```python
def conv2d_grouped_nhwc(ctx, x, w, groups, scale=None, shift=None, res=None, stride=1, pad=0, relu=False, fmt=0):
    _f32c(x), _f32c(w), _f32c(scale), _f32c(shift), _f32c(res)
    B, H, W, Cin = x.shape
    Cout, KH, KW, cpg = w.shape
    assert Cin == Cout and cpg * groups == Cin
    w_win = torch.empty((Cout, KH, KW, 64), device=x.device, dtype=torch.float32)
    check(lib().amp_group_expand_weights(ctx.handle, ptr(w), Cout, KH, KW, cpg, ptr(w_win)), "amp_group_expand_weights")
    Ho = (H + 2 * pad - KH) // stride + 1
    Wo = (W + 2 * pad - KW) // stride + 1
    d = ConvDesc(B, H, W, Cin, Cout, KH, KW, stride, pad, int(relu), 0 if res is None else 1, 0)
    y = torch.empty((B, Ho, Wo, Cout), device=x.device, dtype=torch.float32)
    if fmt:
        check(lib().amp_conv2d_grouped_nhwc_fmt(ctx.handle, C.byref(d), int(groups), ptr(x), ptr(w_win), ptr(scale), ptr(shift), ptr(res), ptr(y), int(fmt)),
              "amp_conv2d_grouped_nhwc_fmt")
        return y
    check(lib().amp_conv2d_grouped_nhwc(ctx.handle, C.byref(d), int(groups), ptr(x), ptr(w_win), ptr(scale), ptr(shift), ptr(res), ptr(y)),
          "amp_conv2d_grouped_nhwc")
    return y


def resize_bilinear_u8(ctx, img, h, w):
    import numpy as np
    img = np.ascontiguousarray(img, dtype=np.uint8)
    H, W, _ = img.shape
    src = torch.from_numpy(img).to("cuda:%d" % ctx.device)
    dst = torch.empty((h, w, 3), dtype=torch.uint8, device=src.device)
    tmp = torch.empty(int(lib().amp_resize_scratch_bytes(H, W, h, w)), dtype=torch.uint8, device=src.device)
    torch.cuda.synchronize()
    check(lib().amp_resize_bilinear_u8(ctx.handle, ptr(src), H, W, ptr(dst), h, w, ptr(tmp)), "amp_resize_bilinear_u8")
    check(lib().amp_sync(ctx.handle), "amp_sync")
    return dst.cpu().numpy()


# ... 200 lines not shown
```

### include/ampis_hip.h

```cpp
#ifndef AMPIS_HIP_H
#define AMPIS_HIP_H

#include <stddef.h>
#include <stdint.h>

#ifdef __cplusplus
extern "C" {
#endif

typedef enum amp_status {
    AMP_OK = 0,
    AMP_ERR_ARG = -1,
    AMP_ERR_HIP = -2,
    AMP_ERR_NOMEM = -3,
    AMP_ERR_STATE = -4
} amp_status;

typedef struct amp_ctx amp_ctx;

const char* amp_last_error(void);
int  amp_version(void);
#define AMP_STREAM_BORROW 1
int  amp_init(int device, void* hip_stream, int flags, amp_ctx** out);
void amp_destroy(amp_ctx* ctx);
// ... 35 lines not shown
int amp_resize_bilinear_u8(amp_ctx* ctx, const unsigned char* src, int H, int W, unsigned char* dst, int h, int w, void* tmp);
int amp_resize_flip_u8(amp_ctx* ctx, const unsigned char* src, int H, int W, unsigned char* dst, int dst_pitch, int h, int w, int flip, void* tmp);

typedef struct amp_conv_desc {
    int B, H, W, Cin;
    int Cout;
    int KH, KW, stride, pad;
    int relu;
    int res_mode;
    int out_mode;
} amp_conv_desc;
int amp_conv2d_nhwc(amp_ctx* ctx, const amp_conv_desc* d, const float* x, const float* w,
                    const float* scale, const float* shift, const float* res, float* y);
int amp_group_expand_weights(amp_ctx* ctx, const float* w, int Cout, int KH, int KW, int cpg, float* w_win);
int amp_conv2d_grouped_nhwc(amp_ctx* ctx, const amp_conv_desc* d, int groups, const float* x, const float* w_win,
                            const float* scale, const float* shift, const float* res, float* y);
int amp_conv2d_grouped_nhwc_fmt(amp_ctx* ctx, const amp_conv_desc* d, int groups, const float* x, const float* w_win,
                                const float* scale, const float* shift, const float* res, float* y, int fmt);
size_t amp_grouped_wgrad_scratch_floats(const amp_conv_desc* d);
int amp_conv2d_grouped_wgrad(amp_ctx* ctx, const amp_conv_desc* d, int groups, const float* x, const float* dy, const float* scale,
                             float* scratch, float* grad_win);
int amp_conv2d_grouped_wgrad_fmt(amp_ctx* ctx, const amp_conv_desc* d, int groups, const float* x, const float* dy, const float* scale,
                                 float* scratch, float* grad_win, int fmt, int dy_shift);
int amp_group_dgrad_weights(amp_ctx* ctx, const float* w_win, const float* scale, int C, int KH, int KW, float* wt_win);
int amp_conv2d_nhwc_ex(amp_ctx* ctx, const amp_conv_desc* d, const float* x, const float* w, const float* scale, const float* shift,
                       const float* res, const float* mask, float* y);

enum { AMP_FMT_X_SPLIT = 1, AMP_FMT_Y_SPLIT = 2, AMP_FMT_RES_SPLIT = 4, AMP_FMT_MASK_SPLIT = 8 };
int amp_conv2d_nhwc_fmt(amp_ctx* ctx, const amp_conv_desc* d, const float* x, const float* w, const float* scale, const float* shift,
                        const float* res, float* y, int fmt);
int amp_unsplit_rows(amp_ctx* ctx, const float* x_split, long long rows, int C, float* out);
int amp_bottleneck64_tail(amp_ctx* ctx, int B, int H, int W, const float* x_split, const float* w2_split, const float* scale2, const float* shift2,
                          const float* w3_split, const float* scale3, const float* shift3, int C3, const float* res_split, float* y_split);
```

□ □ □ □

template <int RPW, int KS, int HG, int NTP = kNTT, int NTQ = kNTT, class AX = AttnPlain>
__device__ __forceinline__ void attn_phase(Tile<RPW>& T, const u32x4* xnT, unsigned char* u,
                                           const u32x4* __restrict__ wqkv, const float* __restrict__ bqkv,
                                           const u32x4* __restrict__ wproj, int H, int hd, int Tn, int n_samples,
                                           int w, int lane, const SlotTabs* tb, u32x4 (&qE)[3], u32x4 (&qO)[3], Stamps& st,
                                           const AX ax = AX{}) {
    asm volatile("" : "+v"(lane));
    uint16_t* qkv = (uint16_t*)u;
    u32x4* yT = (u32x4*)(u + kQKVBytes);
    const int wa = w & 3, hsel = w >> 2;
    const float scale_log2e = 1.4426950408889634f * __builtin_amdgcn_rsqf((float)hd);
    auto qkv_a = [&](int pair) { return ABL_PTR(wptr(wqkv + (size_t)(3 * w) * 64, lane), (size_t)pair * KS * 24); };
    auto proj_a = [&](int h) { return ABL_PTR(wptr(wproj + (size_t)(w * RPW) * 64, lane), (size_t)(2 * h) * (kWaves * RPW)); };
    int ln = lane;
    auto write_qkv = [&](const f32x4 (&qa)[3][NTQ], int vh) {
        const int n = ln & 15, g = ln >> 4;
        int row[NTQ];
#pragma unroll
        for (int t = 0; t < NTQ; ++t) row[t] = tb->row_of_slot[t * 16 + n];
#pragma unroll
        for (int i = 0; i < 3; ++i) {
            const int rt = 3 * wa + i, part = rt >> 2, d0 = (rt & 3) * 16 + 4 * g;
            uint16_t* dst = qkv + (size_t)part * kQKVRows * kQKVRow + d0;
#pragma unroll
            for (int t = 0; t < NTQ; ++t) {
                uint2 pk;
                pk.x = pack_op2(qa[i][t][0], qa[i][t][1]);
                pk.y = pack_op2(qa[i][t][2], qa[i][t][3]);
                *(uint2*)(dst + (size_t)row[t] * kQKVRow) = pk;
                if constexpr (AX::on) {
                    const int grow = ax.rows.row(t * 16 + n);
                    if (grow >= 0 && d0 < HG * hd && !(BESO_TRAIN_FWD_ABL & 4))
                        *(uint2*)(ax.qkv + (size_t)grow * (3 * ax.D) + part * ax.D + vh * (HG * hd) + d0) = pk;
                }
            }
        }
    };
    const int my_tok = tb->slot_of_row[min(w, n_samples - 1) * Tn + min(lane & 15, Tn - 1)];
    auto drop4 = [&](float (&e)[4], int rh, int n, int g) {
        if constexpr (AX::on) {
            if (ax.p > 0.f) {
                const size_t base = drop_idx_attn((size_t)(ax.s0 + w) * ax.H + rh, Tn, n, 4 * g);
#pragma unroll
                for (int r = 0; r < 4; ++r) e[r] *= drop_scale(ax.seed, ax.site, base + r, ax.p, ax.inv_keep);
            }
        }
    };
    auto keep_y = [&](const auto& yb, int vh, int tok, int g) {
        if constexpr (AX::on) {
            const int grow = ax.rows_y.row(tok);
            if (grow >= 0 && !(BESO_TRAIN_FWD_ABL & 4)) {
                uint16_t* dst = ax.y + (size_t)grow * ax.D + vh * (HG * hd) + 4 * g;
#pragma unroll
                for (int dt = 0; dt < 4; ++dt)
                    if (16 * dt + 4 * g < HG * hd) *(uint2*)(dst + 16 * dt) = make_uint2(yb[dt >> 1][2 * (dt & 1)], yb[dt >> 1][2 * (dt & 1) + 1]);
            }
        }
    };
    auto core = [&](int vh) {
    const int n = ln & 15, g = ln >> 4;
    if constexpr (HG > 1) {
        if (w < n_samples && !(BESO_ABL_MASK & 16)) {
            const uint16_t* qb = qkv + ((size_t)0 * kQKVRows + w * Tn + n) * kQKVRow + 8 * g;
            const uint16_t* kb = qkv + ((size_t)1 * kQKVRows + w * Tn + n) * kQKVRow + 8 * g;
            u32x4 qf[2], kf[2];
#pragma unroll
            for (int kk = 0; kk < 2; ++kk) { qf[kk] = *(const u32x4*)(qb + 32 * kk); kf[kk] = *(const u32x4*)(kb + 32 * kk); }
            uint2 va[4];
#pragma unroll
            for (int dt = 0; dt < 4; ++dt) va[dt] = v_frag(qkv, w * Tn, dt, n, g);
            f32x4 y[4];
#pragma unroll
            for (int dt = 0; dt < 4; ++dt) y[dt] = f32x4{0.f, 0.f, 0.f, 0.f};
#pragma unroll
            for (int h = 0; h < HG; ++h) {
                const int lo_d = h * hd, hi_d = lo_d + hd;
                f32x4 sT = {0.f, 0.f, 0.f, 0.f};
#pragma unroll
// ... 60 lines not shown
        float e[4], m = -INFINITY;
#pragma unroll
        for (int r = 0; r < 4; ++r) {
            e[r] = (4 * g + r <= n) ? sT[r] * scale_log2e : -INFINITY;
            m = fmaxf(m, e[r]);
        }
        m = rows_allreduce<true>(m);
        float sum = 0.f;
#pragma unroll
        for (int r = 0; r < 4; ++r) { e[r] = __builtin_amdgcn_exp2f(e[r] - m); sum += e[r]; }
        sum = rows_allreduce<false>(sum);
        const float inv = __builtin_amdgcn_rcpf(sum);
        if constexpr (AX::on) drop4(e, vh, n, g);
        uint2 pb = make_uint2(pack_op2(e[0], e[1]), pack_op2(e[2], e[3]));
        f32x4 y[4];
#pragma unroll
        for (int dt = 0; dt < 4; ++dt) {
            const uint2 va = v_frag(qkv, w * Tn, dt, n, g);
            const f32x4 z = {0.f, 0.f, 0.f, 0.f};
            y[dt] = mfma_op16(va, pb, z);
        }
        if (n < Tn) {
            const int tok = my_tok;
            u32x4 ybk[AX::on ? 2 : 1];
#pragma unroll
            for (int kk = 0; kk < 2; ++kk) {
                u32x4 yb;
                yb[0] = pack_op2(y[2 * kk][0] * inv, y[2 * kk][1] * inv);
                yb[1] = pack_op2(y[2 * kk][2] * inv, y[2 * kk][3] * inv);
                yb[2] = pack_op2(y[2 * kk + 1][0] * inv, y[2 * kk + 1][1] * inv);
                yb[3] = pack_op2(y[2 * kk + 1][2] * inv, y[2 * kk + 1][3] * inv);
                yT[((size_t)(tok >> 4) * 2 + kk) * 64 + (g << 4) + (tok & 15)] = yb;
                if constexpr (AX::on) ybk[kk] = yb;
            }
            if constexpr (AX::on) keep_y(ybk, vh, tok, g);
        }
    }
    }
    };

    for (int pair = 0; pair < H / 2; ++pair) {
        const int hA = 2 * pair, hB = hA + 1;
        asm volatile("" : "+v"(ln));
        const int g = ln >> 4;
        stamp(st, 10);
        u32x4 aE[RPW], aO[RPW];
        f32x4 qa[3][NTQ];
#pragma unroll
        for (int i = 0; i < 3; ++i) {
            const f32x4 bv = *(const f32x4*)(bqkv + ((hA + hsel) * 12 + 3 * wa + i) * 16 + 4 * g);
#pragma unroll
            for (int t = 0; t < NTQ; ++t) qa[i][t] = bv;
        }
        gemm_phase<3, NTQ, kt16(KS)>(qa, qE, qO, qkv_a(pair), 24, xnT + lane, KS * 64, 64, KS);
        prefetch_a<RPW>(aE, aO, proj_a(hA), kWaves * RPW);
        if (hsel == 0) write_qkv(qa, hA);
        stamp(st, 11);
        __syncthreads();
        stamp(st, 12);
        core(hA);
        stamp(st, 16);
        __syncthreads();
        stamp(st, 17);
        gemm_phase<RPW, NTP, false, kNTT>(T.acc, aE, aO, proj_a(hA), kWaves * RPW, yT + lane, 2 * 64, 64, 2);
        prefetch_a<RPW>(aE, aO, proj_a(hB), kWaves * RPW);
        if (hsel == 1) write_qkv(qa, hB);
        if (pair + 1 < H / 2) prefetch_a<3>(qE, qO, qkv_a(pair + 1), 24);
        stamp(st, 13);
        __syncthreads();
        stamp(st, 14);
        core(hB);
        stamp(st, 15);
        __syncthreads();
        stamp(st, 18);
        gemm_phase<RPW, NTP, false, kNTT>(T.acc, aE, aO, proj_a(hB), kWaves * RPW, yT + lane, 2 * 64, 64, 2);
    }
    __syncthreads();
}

□ □ □ □

[EXERCISE]
Find and copy each line in the material above where the string "grow" occurs.

[RESULT FOR THIS EXERCISE]
                    const int grow = ax.rows.row(t * 16 + n);
                    if (grow >= 0 && d0 < HG * hd && !(BESO_TRAIN_FWD_ABL & 4))
                        *(uint2*)(ax.qkv + (size_t)grow * (3 * ax.D) + part * ax.D + vh * (HG * hd) + d0) = pk;
            const int grow = ax.rows_y.row(tok);
            if (grow >= 0 && !(BESO_TRAIN_FWD_ABL & 4)) {
                uint16_t* dst = ax.y + (size_t)grow * ax.D + vh * (HG * hd) + 4 * g;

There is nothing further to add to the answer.